# columbus, ga area



## josephcarman1982

looking for trainer in columbus, ga area. would like to get into the basics first then move to some protection work. any help will be appreciated!!


----------



## GSDgirlAL

Welcome to the board! and it's not everyday that I see Columbus, GA on here .... I'm from there!

Unfortunately, I don't know of anyone off the top of my head. Check out dog trainers in the yellow pages, I think there is a someone in Phenix City or as a last resort I would ask the people at PetsMart or Petco if they know of anyone. 

Good luck and sorry I couldn't be of more help.


----------



## gagsd

Hi and welcome!
We actually have a training group that meets in Columbus(although we have been a bit lax lately). We do not do protection work here---the two of us most active also belong to a Schutzhund club in the Atlanta area. You need to be VERY careful of anyone doing protection work in the Columbus area.
What we do is basic obedience, imprinting, socializing, etc. We have members who do schutzhund, AKC, herding, and AKC conformation stuff.

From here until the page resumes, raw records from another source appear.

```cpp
BLS_HD BLS_INLINE uint64_t gcd_u64(uint64_t a, uint64_t b) {
  while (b) {
    const uint64_t t = a % b;
    a = b;
    b = t;
  }
  return a;
}
BLS_HD BLS_CALL bool lagrange_small(const int64_t* ids, int t, int me, int64_t& c_me, uint64_t& L) {
  if (t < 1 || t > 16) return false;
  for (int a = 0; a < t; ++a)
    if (ids[a] > (1 << 20) || ids[a] < -(1 << 20) || ids[a] == 0) return false;
  int64_t D[16];
  uint64_t l = 1;
  for (int k = 0; k < t; ++k) {
    int64_t d = 1;
    for (int j = 0; j < t; ++j) {
      if (j == k) continue;
      if (__builtin_mul_overflow(d, ids[j] - ids[k], &d)) return false;
    }
    if (d == 0 || d == INT64_MIN) return false;
    D[k] = d;
    const uint64_t ad = d < 0 ? (uint64_t)(-d) : (uint64_t)d;
    if (__builtin_mul_overflow(l, ad / gcd_u64(l, ad), &l) || l > (uint64_t)INT64_MAX) return false;
  }
  for (int k = 0; k < t; ++k) {
    int64_t n = 1;
    for (int j = 0; j < t; ++j)
      if (j != k && __builtin_mul_overflow(n, ids[j], &n)) return false;
    const uint64_t ad = D[k] < 0 ? (uint64_t)(-D[k]) : (uint64_t)D[k];
    const int64_t f = D[k] < 0 ? -(int64_t)(l / ad) : (int64_t)(l / ad);
    int64_t c;
    if (__builtin_mul_overflow(n, f, &c) || c == INT64_MIN) return false;
    if (k == me) c_me = c;
  }
  L = l;
  return true;
}

BLS_HD BLS_INLINE void g2_mul_i64(g2j& r, const g2j& p, int64_t c) {
  jac_mul_u64(r, p, c < 0 ? (uint64_t)0 - (uint64_t)c : (uint64_t)c);
  if (c < 0) {
    g2j t = r;
    jac_neg(r, t);
  }
}

BLS_HD BLS_CALL void tagg_scale_point(g2j& out, const g2j& sj, const int64_t* ids, int t, int me) {
  int64_t c;
  uint64_t L;
  if (lagrange_small(ids, t, me, c, L)) {
    g2_mul_i64(out, sj, c);
  } else {
    fr lam;
    lagrange_at_zero(lam, ids, t, me);
    g2_mul_glv4(out, sj, lam.v);
  }
}

BLS_HD BLS_CALL bool g2_subgroup_and_mul_i64(g2j& out, const g2j& sj, int64_t c) {
  const uint64_t k = c < 0 ? (uint64_t)0 - (uint64_t)c : (uint64_t)c;
  g2j pw = sj, ax, ac;
  jac_set_inf(ax);
  jac_set_inf(ac);
  for (int i = 0; i < 64; ++i) {
    if ((X_ABS >> i) & 1ull) {
      g2j t = ax;
      jac_add(ax, t, pw);
    }
    if ((k >> i) & 1ull) {
      g2j t = ac;
      jac_add_body(ac, t, pw);
    }
    if (i < 63 && ((X_ABS | k) >> (i + 1)) != 0) {
      g2j t;
      jac_dbl_body(t, pw);
      pw = t;
    }
  }
  if (c < 0) {
    g2j t = ac;
    jac_neg(ac, t);
  }
  out = ac;
  g2j q, ps;
  jac_neg(q, ax);
  g2_psi(ps, sj);
  return jac_eq(q, ps);
}

BLS_HD BLS_CALL void tagg_unscale(g2j& acc, const int64_t* ids, int t) {
  int64_t c;
  uint64_t L;
  if (!lagrange_small(ids, t, 0, c, L) || jac_is_inf(acc)) return;
  fr lf, li, plain;
  fr_from_i64(lf, (int64_t)L);
  fr_inv(li, lf);
  fr_to_plain(plain, li);
  g2j x = acc;
  g2_mul_glv4(acc, x, plain.v);
}

BLS_HD BLS_INLINE uint64_t tagg_group_L(const int64_t* ids, int t) {
  int64_t c;
  uint64_t L;
  return lagrange_small(ids, t, 0, c, L) ? L : 1;
}
BLS_HD BLS_CALL void g1_scale_affine(g1a& pk, uint64_t L) {
  if (L <= 1) return;
  g1j pj, q;
  jac_from_aff(pj, pk);
  jac_mul_u64(q, pj, L);
  jac_to_aff(pk, q);
}

BLS_HD BLS_CALL int op_threshold_aggregate(uint8_t* out96, const uint8_t* sigs, const int64_t* ids, int t) {
  int st = t > 0 ? HIPBLS_OK : HIPBLS_ERR_COMBINE;
  for (int a = 0; a < t; ++a) {
    if (ids[a] == 0) st = HIPBLS_ERR_COMBINE;
    for (int b = a + 1; b < t; ++b)
      if (ids[a] == ids[b]) st = HIPBLS_ERR_COMBINE;
  }
  g2j acc;
  jac_set_inf(acc);
  for (int k = 0; k < t; ++k) {
    g2a s;
    const int ds = g2_decompress(s, sigs + 96 * k, true);
    if (ds == DEC_BAD) return HIPBLS_ERR_SIGNATURE;
    if (st != HIPBLS_OK || ds == DEC_INF) continue;
    g2j sj, p;
    jac_from_aff(sj, s);
    tagg_scale_point(p, sj, ids, t, k);
    g2j x = acc;
    jac_add(acc, x, p);
  }
  if (st != HIPBLS_OK) return st;
  tagg_unscale(acc, ids, t);
  g2_compress(out96, acc);
  return HIPBLS_OK;
}

BLS_HD BLS_CALL int op_verify(const uint8_t* pk48, const uint8_t* msg, uint32_t msg_len, const uint8_t* sig96) {
  g1a pk;
  const int dp = g1_decompress(pk, pk48, true);
  if (dp == DEC_BAD) return HIPBLS_ERR_PUBKEY;
  g2a sig;
  const int ds = g2_decompress(sig, sig96, false);
  if (ds == DEC_BAD) return HIPBLS_ERR_SIGNATURE;
  if (dp == DEC_INF || ds == DEC_INF) return verify_inf_status(ds, sig);
  g2j hj;
  hash_to_g2(hj, msg, msg_len, DST_POP, 43);
  g2a hm;
  jac_to_aff(hm, hj);
  return pairing_check_verify_sig(pk, hm, sig);
}

template <int S, bool INL>
BLS_HD BLS_INLINE int op_verify_l_rest(int dp, const g1a& pk, const uint8_t* msg, uint32_t msg_len,
                                       const uint8_t* sig96, const f12l<S> F) {
  if (dp == DEC_BAD) return HIPBLS_ERR_PUBKEY;
  g2a sig;
  const int ds = g2_decompress(sig, sig96, false);
  if (ds == DEC_BAD) return HIPBLS_ERR_SIGNATURE;
  if (dp == DEC_INF || ds == DEC_INF) return verify_inf_status(ds, sig);
  g2j hj;
  hash_to_g2(hj, msg, msg_len, DST_POP, 43);
  g2a hm;
  jac_to_aff(hm, hj);
  return pairing_check_verify_sig_l_body<S, INL>(pk, hm, sig, F);
}
template <int S, bool INL>
BLS_HD BLS_INLINE int op_verify_l_body(const uint8_t* pk48, const uint8_t* msg, uint32_t msg_len, const uint8_t* sig96,
                                     const f12l<S> F) {
  g1a pk;
  const int dp = g1_decompress(pk, pk48, true);
  return op_verify_l_rest<S, INL>(dp, pk, msg, msg_len, sig96, F);
}
template <int S>
BLS_HD BLS_VERIFY_L_CALL int op_verify_l(const uint8_t* pk48, const uint8_t* msg, uint32_t msg_len, const uint8_t* sig96,
                                const f12l<S> F) {
  return op_verify_l_body<S, false>(pk48, msg, msg_len, sig96, F);
}
template <int S>
BLS_HD BLS_INLINE int op_verify_l_kernel(const uint8_t* pk48, const uint8_t* msg, uint32_t msg_len, const uint8_t* sig96,
                                         const f12l<S> F) {
  return op_verify_l_body<S, true>(pk48, msg, msg_len, sig96, F);
}

BLS_HD BLS_CALL int op_sign(uint8_t* out96, const uint8_t* sk32, const uint8_t* msg, uint32_t msg_len) {
  fr sk;
  if (!fr_plain_from_be32(sk, sk32)) return HIPBLS_ERR_SECRET;
  g2j h, s;
  hash_to_g2(h, msg, msg_len, DST_POP, 43);
  g2_mul_glv4(s, h, sk.v);
  g2_compress(out96, s);
  return HIPBLS_OK;
}

BLS_HD BLS_CALL int op_sk_to_pk(uint8_t* out48, const uint8_t* sk32) {
  fr sk;
  if (!fr_plain_from_be32(sk, sk32)) return HIPBLS_ERR_SECRET;
  if (fr_is_zero(sk)) return HIPBLS_ERR_SECRET;
  g1j g, pk;
  g.x = G1_GEN_X;
  g.y = G1_GEN_Y;
  fp_set_one(g.z);
  jac_mul_limbs(pk, g, sk.v, 8);
  g1_compress(out48, pk);
  return HIPBLS_OK;
}

}
```

charon_amd/csrc/pairing_lds.h:

```cpp
#pragma once
#include "pairing.h"
#include "rootcache.h"

namespace bls {

#if defined(__HIP_DEVICE_COMPILE__)
#define BLS_LDS __attribute__((address_space(3)))
#else
#define BLS_LDS
#endif

typedef uint32_t u32x4 __attribute__((vector_size(16)));

template <int S>
struct f12l {
  BLS_LDS u32x4* p;

  BLS_HD BLS_MEMBER void ld_fp(fp& r, int g) const {
    for (int j = 0; j < 3; ++j) {
      const u32x4 q = p[(g + j) * S];
      r.v[4 * j] = q[0];
      r.v[4 * j + 1] = q[1];
      r.v[4 * j + 2] = q[2];
      r.v[4 * j + 3] = q[3];
// ... 215 lines not shown
  fp2_sub(c, s.c1, d.c1);
  F.st(4, c);
  fp2_sub(c, s.c2, d.c2);
  F.st(5, c);
}
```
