template <bool B_KCONTIG>
__device__ __forceinline__ void stage_b(const bf16* __restrict__ B, long long ldb, int n0, int k0, bf16* dst,
                                        int wave, int lane) {
  stage_a<B_KCONTIG>(B, ldb, n0, k0, dst, wave, lane);
}

__device__ __forceinline__ bf16x8 frag_tr(const bf16* img, int n0, int s, int lane) {
  const int g = lane >> 4, i = lane & 15, q = i >> 2, p = i & 3, hh = g >> 1;
  const int col = n0 + 16 * (g & 1) + 4 * p;
  const int k0 = 16 * s + 8 * hh + q;
  const s16x4 lo = lds_tr16(img + nc_off(k0, col));
  const s16x4 hi = lds_tr16(img + nc_off(k0 + 4, col));
  bf16x8 r;
  s16x4* rp = (s16x4*)&r;
  rp[0] = lo;
  rp[1] = hi;
  return r;
}

__device__ __forceinline__ float bias_at(const void* bias, int bias_bf16, int n) {
  if (!bias) return 0.f;
  return bias_bf16 ? (float)((const bf16*)bias)[n] : ((const float*)bias)[n];
}

__device__ __forceinline__ void tile_split(int xsplit, int& tile, int& split) {
  const int T = gridDim.x;
  if (xsplit) {
    const int L = blockIdx.y * T + blockIdx.x, c = L % 8, i = L / 8;
    tile = i % T;
    split = c + 8 * (i / T);
    return;
  }
  const int bid = blockIdx.x, q8 = T / 8, r8 = T % 8, x = bid % 8;
  tile = (x < r8 ? x * (q8 + 1) : r8 * (q8 + 1) + (x - r8) * q8) + bid / 8;
  split = blockIdx.y;
}

template <bool A_KCONTIG, bool B_KCONTIG, typename OutT>
__global__ __launch_bounds__(256, 2) void gemm_kernel(const bf16* __restrict__ A, long long lda,
                                                      const bf16* __restrict__ B, long long ldb,
                                                      int M, int N, int Kd, const float* __restrict__ alpha_p,
                                                      OutT* __restrict__ C, long long ldc, int k_per_split,
                                                      long long slab_stride, const void* __restrict__ bias, int bias_bf16, int xsplit) {
  __shared__ __attribute__((aligned(16))) bf16 lds[2 * (A_ELEMS + B_ELEMS)];
  const int lane = threadIdx.x & 63, wave = __builtin_amdgcn_readfirstlane(threadIdx.x >> 6);
  const int wm = wave >> 1, wn = wave & 1;
  const int h = lane >> 5;

  int swz, split;
  tile_split(xsplit, swz, split);
  const int ntn = N / BN;
  const int m0 = (swz / ntn) * BM, n0 = (swz % ntn) * BN;

  f32x16 acc[2][2];
#pragma unroll
  for (int a = 0; a < 2; ++a)
#pragma unroll
    for (int b = 0; b < 2; ++b) acc[a][b] = (f32x16){};

  const int kbeg = split * k_per_split;
  const int nk = min(k_per_split, Kd - kbeg) / BK;
  C += (size_t)split * slab_stride;
  if (nk > 0) {
    stage_a<A_KCONTIG>(A, lda, m0, kbeg, lds, wave, lane);
    stage_b<B_KCONTIG>(B, ldb, n0, kbeg, lds + A_ELEMS, wave, lane);
  }
  for (int kt = 0; kt < nk; ++kt) {
    lds_dma_barrier();
    bf16* const nb = lds + ((kt + 1) & 1) * (A_ELEMS + B_ELEMS);
    const bool pf = kt + 1 < nk;
    if (pf) {
      stage_a<A_KCONTIG>(A, lda, m0, kbeg + (kt + 1) * BK, nb, wave, lane);
      stage_b<B_KCONTIG>(B, ldb, n0, kbeg + (kt + 1) * BK, nb + A_ELEMS, wave, lane);
    }
    const bf16* ai = lds + (kt & 1) * (A_ELEMS + B_ELEMS);
    const bf16* bi = ai + A_ELEMS;
#pragma unroll
    for (int s = 0; s < BK / 16; ++s) {
      bf16x8 af[2], bfr[2];
#pragma unroll
      for (int t = 0; t < 2; ++t) {
        const int mrow = wm * 64 + t * 32;
        if (A_KCONTIG) {
          af[t] = *(const bf16x8*)(ai + kc_off(mrow + (lane & 31), 2 * s + h));
        } else {
          af[t] = frag_tr(ai, mrow, s, lane);
        }
        const int ncol = wn * 64 + t * 32;
        if (B_KCONTIG) {
          bfr[t] = *(const bf16x8*)(bi + kc_off(ncol + (lane & 31), 2 * s + h));
        } else {
          bfr[t] = frag_tr(bi, ncol, s, lane);
        }
      }
#pragma unroll
      for (int a = 0; a < 2; ++a)
#pragma unroll
        for (int b = 0; b < 2; ++b) {
          acc[a][b] = mfma32(af[a], bfr[b], acc[a][b]);
        }
    }
  }

  const float alpha = alpha_p ? *alpha_p : 1.f;
#pragma unroll
  for (int a = 0; a < 2; ++a)
#pragma unroll
    for (int b = 0; b < 2; ++b) {
      const int n = n0 + wn * 64 + b * 32 + (lane & 31);
      const float bn = bias_at(bias, bias_bf16, n);
#pragma unroll
      for (int v = 0; v < 16; ++v) {
        const int m = m0 + wm * 64 + a * 32 + (v & 3) + 8 * (v >> 2) + 4 * h;
        C[(size_t)m * ldc + n] = (OutT)(alpha * acc[a][b][v] + bn);
      }
    }
}

constexpr int GB_M = 256, GB_NB = 3;
constexpr int GB_A = GB_M * BK, GB_ST = GB_A + B_ELEMS;
constexpr int GB_PIECES = 6;


template <bool A_KCONTIG, bool B_KCONTIG>
__device__ __forceinline__ void gb_piece(const bf16* __restrict__ A, long long lda, const bf16* __restrict__ B,
                                         long long ldb, int m0, int n0, int k0, bf16* dst, int wave, int lane,
                                         int u) {
  if (u < 4) {
    const int inst = wave * 4 + u;
    if (A_KCONTIG) {
      const int m = inst * 8 + (lane >> 3), cp = lane & 7;
      const int c = cp ^ ((m >> 1) & 7);
      glds16(A + (size_t)(m0 + m) * lda + k0 + c * 8, dst + inst * 512);
    } else {
      const int half = inst >> 4, ii = inst & 15;
      const int k = ii * 4 + (lane >> 4), cp = lane & 15;
      const int c = cp ^ ((k & 3) << 2);
      glds16(A + (size_t)(k0 + k) * lda + m0 + half * 128 + c * 8, dst + half * (BK * 128) + ii * 512);
    }
  } else {
    const int inst = wave * 2 + (u - 4);
    bf16* bd = dst + GB_A;
    if (B_KCONTIG) {
      const int n = inst * 8 + (lane >> 3), cp = lane & 7;
      const int c = cp ^ ((n >> 1) & 7);
      glds16(B + (size_t)(n0 + n) * ldb + k0 + c * 8, bd + inst * 512);
    } else {
      const int k = inst * 4 + (lane >> 4), cp = lane & 15;
      const int c = cp ^ ((k & 3) << 2);
      glds16(B + (size_t)(k0 + k) * ldb + n0 + c * 8, bd + inst * 512);
    }
  }
}

template <bool A_KCONTIG, bool B_KCONTIG, typename OutT>
__global__ __launch_bounds__(512, 1) void gemm_big_kernel(const bf16* __restrict__ A, long long lda,
                                                          const bf16* __restrict__ B, long long ldb, int M, int N,
                                                          int Kd, const float* __restrict__ alpha_p,
                                                          OutT* __restrict__ C, long long ldc, int k_per_split,
                                                          long long slab_stride, const void* __restrict__ bias, int bias_bf16, int xsplit) {
  __shared__ __attribute__((aligned(16))) bf16 lds[GB_NB * GB_ST];
  const int lane = threadIdx.x & 63, wave = __builtin_amdgcn_readfirstlane(threadIdx.x >> 6);
  const int wm = wave >> 1, wn = wave & 1;
  const int h = lane >> 5;
  int swz, split;
  tile_split(xsplit, swz, split);
  const int ntn = N / BN;
  const int m0 = (swz / ntn) * GB_M, n0 = (swz % ntn) * BN;

  f32x16 acc[2][2];
#pragma unroll
  for (int a = 0; a < 2; ++a)
#pragma unroll
    for (int b = 0; b < 2; ++b) acc[a][b] = (f32x16){};

  const int kbeg = split * k_per_split;
  const int nk = __builtin_amdgcn_readfirstlane(max(0, min(k_per_split, Kd - kbeg)) / BK);
  C += (size_t)split * slab_stride;
#pragma unroll
  for (int p = 0; p < GB_NB - 1; ++p)
    if (p < nk)
#pragma unroll
      for (int u = 0; u < GB_PIECES; ++u)
        gb_piece<A_KCONTIG, B_KCONTIG>(A, lda, B, ldb, m0, n0, kbeg + p * BK, lds + p * GB_ST, wave, lane, u);
  for (int kt = 0; kt < nk; ++kt) {
    if (kt + 1 < nk) TRIAD_VMCNT(GB_PIECES);
    else asm volatile("s_waitcnt vmcnt(0)" ::: "memory");
    __syncthreads();
    const bool pf = kt + GB_NB - 1 < nk;
    bf16* const nb = lds + ((kt + GB_NB - 1) % GB_NB) * GB_ST;
    const int kn = kbeg + (kt + GB_NB - 1) * BK;
    const bf16* ai = lds + (kt % GB_NB) * GB_ST;
    const bf16* bi = ai + GB_A;
#pragma unroll
    for (int s = 0; s < BK / 16; ++s) {
      bf16x8 af[2], bfr[2];
#pragma unroll
      for (int t = 0; t < 2; ++t) {
        const int mrow = wm * 64 + t * 32;
        if (A_KCONTIG) af[t] = *(const bf16x8*)(ai + kc_off(mrow + (lane & 31), 2 * s + h));
        else af[t] = frag_tr(ai + (mrow >> 7) * (BK * 128), mrow & 127, s, lane);
        const int ncol = wn * 64 + t * 32;
        if (B_KCONTIG) bfr[t] = *(const bf16x8*)(bi + kc_off(ncol + (lane & 31), 2 * s + h));
        else bfr[t] = frag_tr(bi, ncol, s, lane);
      }
#pragma unroll
      for (int a = 0; a < 2; ++a)
#pragma unroll
        for (int b = 0; b < 2; ++b) {
          acc[a][b] = mfma32(af[a], bfr[b], acc[a][b]);
          const int mi = s * 4 + a * 2 + b;
          if ((mi & 1) && mi / 2 < GB_PIECES) {
            __builtin_amdgcn_sched_barrier(0);
            if (pf) gb_piece<A_KCONTIG, B_KCONTIG>(A, lda, B, ldb, m0, n0, kn, nb, wave, lane, mi / 2);
            __builtin_amdgcn_sched_barrier(0);
          }
        }
    }
  }

  const float alpha = alpha_p ? *alpha_p : 1.f;
#pragma unroll
  for (int a = 0; a < 2; ++a)
#pragma unroll
    for (int b = 0; b < 2; ++b) {
      const int n = n0 + wn * 64 + b * 32 + (lane & 31);
      const float bn = bias_at(bias, bias_bf16, n);
#pragma unroll
      for (int v = 0; v < 16; ++v) {
        const int m = m0 + wm * 64 + a * 32 + (v & 3) + 8 * (v >> 2) + 4 * h;
        C[(size_t)m * ldc + n] = (OutT)(alpha * acc[a][b][v] + bn);
      }
    }
}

Although I have not updated it since last year, here is our webpage.... http://www.geocities.com/cwdclub/1


----------



## gagsd

BTW: The only "reputable," "professional" trainer I would recommend is Harvard's K9 in Phenix City/Crawford area.


----------



## GSDgirlAL

Harvard's K9 ... that's who I was thinking of!


----------



## josephcarman1982

i have heard about the club in bham. i actuallly work for norfolk southern railroad and take trains to bham. we usually end up staying overnight until they have a train for us to bring back. when is the next club meeting in bham?? do you think they would mind if i came out to check it out?


----------



## gagsd

http://www.harvardsk9center.com/
They are in Crawford, about 11 miles from Columbus.
This is the schutzhund club of which I am a member...
http://www.southmetroatl.com.
They are about 75 miles from Columbus.
I will PM you next time we train locally. Usually Monday nights.


----------



## whitney

Harvards K-9 is great.. they used to come into the Vet I worked at in Columbus.. very nice folks!


----------



## wimmer105

*Trainer*

tIMS K9 CAN GIVE YOU A COMPLETE DOG TRAINING IN EVERYTHING JUST LOOK ONLINE AND YOU WILL FIND HIM.


----------



## r1200mike

Stewart Harvard is who I used for Basic Ob with my Shepherd. He sold Harvards to ? His farm is right next to them. His new place is Marengo Creek farm. I highly recommend him.


----------



## gagsd

r1200mike said:


> Stewart Harvard is who I used for Basic Ob with my Shepherd. He sold Harvards to.... .


Laura Ragsdale


----------



## Whitedog404

I adore Stewart! I recently had both my GSDs with him. His place is spotless and he's just kind and so practical with the dogs. I'd like to know how I can move into Merengo Creek Farm for a few weeks!


----------



## wimmer105

*training*

might be ok for OB but complete dog training for everything your GSD will need to have Timsk9, he trains all breed of dogs and the ones they can not train go to timsk9 I have seen him with the largest of breeds to the smallest of breeds and also with the pitbulls no one can get close too. we train every wed. and tim has his dogs out at sandfort road park every night and its so nice to be able to watch and talk about our dogs and other training needs!


----------



## jaggirl47

gagsd said:


> BTW: The only "reputable," "professional" trainer I would recommend is Harvard's K9 in Phenix City/Crawford area.


 
My Zappa was trained there. Actually, he was boarded there for 18 months when I was deployed to Iraq. I was very happy with them.


----------



## gagsd

gagsd said:


> BTW: The only "reputable," "professional" trainer I would recommend is Harvard's K9 in Phenix City/Crawford area.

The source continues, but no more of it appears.